§ Task details:
Some lines in the data below hold the string "step". Report how many, as a bare number.

§ Data shown:
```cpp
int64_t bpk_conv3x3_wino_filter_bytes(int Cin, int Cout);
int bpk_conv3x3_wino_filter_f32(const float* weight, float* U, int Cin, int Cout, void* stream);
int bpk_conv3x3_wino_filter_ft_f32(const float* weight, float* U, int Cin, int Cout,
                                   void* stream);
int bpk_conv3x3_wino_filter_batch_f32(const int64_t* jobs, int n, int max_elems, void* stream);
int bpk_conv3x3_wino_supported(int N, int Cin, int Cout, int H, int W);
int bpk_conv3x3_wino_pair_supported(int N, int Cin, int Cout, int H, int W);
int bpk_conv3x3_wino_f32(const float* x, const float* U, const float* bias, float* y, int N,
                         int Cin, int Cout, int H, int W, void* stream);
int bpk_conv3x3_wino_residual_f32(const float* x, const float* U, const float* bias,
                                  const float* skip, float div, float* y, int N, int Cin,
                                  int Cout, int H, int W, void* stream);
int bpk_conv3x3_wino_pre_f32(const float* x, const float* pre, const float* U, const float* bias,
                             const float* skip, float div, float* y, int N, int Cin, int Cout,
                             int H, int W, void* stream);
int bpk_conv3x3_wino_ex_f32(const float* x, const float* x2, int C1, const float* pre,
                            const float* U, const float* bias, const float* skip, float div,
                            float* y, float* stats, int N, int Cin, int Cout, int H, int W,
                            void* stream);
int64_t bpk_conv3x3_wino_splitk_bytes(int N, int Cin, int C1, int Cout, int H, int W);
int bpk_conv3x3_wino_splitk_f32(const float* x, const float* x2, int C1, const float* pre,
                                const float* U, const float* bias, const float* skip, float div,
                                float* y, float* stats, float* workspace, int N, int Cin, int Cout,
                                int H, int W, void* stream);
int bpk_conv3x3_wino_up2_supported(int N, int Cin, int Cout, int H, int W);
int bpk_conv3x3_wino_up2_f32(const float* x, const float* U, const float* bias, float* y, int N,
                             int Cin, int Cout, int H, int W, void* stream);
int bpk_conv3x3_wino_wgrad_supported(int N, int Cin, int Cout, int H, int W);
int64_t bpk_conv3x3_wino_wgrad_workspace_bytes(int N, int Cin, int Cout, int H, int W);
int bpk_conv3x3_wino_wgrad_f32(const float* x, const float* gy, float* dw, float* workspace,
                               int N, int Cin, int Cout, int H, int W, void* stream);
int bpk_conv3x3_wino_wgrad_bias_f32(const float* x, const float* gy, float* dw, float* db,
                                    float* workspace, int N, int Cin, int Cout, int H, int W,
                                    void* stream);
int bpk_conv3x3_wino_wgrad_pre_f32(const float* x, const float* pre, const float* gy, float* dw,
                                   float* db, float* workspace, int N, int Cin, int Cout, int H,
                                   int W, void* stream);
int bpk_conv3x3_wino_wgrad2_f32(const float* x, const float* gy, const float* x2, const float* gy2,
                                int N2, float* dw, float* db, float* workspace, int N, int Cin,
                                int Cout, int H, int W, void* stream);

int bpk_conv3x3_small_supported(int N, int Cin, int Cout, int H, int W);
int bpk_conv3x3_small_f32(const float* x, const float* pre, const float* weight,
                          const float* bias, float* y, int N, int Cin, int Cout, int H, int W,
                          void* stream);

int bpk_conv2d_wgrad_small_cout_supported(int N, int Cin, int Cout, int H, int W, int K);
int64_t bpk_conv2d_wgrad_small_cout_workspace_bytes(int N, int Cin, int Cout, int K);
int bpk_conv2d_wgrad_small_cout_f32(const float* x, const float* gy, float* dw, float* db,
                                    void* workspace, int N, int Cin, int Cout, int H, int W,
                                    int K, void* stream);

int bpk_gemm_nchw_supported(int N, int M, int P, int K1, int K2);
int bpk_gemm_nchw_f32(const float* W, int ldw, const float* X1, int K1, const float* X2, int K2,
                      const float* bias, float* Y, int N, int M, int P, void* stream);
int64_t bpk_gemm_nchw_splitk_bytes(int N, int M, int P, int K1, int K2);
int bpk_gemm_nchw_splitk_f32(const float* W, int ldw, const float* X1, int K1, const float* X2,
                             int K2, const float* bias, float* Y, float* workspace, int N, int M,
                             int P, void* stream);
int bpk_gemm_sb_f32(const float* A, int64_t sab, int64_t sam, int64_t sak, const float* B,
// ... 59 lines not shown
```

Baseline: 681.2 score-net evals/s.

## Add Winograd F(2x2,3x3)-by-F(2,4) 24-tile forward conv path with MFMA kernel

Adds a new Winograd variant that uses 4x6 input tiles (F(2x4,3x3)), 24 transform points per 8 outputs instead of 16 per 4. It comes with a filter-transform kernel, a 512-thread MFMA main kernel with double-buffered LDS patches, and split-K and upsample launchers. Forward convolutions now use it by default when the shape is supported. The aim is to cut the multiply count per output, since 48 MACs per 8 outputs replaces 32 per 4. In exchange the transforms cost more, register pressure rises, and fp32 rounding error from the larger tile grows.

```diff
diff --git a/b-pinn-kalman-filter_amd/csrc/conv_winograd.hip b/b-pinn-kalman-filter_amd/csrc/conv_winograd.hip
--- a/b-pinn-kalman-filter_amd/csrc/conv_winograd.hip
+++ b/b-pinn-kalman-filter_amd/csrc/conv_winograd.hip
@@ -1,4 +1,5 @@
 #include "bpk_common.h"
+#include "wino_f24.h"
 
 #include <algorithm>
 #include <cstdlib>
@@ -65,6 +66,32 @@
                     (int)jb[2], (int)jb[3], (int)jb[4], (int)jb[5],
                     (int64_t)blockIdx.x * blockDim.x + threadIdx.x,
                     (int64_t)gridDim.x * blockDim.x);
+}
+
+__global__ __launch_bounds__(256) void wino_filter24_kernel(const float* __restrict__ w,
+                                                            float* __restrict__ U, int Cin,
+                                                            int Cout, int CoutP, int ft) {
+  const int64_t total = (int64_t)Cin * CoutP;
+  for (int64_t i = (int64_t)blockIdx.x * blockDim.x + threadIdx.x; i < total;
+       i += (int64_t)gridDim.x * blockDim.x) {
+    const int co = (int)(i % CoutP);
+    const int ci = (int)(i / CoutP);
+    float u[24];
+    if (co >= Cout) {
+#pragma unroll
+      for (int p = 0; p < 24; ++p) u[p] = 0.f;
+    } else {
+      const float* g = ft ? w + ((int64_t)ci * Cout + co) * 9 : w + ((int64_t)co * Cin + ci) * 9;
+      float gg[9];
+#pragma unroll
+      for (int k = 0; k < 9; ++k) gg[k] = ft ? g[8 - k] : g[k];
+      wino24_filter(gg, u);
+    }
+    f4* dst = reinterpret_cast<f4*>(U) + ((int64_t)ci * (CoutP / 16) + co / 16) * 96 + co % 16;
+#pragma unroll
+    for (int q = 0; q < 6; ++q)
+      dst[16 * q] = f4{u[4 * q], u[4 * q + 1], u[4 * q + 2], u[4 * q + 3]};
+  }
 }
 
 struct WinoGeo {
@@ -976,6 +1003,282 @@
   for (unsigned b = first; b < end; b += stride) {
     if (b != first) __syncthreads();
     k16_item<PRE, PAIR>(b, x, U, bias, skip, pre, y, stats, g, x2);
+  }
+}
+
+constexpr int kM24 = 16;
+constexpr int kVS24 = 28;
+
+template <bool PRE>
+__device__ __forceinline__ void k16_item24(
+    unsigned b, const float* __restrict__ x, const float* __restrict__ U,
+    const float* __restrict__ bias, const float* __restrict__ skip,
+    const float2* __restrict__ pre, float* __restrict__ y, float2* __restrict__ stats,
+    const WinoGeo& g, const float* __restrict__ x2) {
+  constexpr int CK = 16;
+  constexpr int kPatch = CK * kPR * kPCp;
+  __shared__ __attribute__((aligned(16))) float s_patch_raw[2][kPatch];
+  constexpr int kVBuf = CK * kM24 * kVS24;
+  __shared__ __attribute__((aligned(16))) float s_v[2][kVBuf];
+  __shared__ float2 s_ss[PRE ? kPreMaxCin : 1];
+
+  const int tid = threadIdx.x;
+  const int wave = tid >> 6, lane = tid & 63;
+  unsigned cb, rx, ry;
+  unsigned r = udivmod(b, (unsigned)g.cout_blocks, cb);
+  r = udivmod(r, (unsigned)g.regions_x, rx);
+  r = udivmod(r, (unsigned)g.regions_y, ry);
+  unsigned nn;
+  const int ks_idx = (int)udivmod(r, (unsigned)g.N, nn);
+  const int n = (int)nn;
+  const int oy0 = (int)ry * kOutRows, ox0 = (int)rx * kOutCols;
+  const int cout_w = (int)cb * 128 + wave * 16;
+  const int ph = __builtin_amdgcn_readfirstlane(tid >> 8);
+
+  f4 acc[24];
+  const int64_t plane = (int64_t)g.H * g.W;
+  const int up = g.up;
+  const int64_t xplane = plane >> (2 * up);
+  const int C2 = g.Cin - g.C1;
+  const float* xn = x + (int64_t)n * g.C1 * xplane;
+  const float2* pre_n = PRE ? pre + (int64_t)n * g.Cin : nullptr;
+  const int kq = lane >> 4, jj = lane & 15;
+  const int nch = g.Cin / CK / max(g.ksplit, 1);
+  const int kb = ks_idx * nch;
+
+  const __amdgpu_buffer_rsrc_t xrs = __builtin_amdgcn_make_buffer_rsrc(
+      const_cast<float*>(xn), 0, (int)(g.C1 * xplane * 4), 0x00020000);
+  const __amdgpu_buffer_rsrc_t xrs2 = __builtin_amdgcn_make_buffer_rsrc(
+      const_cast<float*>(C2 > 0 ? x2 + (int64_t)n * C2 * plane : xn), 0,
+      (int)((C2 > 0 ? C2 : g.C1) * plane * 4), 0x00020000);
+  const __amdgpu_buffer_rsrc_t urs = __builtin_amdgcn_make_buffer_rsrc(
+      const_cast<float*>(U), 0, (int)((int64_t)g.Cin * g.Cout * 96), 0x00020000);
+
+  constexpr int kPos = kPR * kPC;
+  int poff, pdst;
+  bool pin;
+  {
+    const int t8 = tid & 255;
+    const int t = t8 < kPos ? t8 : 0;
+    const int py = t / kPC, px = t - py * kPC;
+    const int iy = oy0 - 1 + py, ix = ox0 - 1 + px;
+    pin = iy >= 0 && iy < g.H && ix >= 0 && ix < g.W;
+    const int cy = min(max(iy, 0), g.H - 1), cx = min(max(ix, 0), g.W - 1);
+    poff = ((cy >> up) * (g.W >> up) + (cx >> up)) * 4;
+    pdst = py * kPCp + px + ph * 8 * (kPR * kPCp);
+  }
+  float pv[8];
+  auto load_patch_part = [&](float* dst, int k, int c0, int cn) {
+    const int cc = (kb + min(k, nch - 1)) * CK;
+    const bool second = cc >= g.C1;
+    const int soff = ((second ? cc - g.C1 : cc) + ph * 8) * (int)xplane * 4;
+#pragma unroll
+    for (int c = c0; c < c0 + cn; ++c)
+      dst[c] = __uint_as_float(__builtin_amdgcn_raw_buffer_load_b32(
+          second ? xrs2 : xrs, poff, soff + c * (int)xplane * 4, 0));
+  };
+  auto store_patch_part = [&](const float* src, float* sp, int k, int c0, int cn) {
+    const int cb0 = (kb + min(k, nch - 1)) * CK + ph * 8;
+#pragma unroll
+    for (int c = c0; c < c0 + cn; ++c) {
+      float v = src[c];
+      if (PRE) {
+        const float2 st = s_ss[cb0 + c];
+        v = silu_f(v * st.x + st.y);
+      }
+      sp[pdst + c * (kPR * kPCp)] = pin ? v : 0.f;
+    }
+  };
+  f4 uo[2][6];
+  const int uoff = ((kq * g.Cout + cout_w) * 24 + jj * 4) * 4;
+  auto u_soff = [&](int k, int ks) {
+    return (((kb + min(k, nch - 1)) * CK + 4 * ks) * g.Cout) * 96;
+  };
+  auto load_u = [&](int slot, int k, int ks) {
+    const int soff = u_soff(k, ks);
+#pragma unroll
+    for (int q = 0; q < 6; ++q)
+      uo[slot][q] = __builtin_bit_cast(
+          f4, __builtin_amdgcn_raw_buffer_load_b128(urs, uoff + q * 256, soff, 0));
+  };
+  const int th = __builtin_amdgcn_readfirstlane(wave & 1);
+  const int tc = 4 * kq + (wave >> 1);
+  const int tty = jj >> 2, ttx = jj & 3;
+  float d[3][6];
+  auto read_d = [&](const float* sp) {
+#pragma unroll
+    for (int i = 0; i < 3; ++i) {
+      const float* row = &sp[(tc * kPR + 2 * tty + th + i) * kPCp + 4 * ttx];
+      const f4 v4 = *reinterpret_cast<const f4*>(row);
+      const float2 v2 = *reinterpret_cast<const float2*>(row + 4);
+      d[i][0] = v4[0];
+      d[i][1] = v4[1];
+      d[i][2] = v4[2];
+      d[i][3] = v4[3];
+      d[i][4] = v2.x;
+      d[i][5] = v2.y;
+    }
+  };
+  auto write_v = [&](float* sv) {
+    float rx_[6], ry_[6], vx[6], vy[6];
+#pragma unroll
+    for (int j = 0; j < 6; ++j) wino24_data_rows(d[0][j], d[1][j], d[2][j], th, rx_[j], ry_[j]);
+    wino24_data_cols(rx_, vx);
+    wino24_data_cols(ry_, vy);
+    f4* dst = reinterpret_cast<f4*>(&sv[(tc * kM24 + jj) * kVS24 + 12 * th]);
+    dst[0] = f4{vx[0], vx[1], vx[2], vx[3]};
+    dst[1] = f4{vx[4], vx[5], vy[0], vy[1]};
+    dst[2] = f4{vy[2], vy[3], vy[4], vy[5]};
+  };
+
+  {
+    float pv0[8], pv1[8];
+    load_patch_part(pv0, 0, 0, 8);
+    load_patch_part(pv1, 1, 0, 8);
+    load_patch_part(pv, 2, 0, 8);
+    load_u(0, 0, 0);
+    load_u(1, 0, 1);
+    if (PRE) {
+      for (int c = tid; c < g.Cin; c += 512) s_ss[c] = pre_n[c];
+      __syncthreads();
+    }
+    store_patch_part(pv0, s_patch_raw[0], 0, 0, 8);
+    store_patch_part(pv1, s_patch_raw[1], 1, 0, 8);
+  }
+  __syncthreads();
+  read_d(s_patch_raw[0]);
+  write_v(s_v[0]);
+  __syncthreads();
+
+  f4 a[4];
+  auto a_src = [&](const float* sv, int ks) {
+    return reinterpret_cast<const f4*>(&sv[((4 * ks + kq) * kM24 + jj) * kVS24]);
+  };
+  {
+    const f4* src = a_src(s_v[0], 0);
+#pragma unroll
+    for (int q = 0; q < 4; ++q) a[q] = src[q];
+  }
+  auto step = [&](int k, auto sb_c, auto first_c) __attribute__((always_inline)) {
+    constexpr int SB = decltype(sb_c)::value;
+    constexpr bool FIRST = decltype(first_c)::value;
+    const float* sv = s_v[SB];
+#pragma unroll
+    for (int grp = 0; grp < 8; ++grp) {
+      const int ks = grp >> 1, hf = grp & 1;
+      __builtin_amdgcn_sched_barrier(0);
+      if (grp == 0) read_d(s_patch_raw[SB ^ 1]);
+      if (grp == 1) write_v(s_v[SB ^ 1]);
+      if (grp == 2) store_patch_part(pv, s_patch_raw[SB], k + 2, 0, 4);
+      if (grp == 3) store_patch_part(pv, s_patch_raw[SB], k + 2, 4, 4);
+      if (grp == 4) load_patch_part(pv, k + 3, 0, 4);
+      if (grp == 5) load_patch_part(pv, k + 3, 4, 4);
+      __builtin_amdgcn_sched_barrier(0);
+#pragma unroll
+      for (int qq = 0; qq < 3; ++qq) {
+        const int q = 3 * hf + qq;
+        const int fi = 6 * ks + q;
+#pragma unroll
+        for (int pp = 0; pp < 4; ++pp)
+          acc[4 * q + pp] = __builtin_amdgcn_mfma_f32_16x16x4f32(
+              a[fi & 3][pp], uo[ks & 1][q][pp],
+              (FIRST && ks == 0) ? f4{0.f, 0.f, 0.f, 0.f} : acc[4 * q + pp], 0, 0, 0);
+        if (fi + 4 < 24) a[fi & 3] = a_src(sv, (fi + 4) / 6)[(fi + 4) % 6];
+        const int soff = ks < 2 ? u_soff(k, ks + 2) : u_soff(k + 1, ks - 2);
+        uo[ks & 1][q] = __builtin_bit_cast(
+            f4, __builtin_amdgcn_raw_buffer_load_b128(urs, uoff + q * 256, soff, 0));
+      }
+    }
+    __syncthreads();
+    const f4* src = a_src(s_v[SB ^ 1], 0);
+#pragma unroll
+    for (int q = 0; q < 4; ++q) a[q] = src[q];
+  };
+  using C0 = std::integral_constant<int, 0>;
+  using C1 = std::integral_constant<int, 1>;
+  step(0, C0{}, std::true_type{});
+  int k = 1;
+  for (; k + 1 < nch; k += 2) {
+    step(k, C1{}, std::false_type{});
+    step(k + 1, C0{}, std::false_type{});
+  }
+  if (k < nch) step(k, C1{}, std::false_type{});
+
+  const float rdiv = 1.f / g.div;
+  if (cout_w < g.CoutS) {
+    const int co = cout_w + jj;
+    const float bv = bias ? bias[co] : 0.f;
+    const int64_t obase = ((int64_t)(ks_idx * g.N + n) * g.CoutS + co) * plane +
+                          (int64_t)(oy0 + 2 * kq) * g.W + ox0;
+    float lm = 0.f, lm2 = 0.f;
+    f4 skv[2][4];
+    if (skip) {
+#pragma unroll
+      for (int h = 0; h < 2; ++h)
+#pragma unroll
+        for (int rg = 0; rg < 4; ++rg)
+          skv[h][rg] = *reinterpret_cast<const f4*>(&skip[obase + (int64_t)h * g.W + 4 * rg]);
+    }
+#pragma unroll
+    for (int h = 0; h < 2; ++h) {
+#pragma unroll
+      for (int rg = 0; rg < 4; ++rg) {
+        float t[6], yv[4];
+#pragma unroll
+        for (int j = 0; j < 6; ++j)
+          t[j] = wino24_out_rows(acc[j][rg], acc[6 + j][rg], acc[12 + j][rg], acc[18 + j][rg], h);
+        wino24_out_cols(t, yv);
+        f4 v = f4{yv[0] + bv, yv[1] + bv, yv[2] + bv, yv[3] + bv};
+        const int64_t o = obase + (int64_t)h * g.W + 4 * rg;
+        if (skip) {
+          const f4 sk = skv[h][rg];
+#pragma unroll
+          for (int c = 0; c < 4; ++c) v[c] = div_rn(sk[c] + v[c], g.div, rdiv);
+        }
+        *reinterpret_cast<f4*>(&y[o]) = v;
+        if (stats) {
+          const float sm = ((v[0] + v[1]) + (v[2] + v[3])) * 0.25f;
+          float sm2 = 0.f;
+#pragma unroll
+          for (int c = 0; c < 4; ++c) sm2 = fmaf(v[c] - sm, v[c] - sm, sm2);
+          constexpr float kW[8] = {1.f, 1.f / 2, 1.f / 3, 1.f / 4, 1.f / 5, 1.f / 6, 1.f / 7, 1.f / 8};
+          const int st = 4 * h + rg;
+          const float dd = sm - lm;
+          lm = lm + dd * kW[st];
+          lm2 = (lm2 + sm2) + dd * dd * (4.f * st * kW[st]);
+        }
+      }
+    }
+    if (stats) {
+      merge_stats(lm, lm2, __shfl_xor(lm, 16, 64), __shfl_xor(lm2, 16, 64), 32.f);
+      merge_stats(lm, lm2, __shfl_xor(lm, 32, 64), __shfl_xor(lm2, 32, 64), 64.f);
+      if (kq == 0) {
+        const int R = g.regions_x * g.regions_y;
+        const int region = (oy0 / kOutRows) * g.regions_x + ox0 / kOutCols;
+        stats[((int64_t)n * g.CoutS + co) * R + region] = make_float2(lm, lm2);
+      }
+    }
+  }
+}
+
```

§ Written answer:
5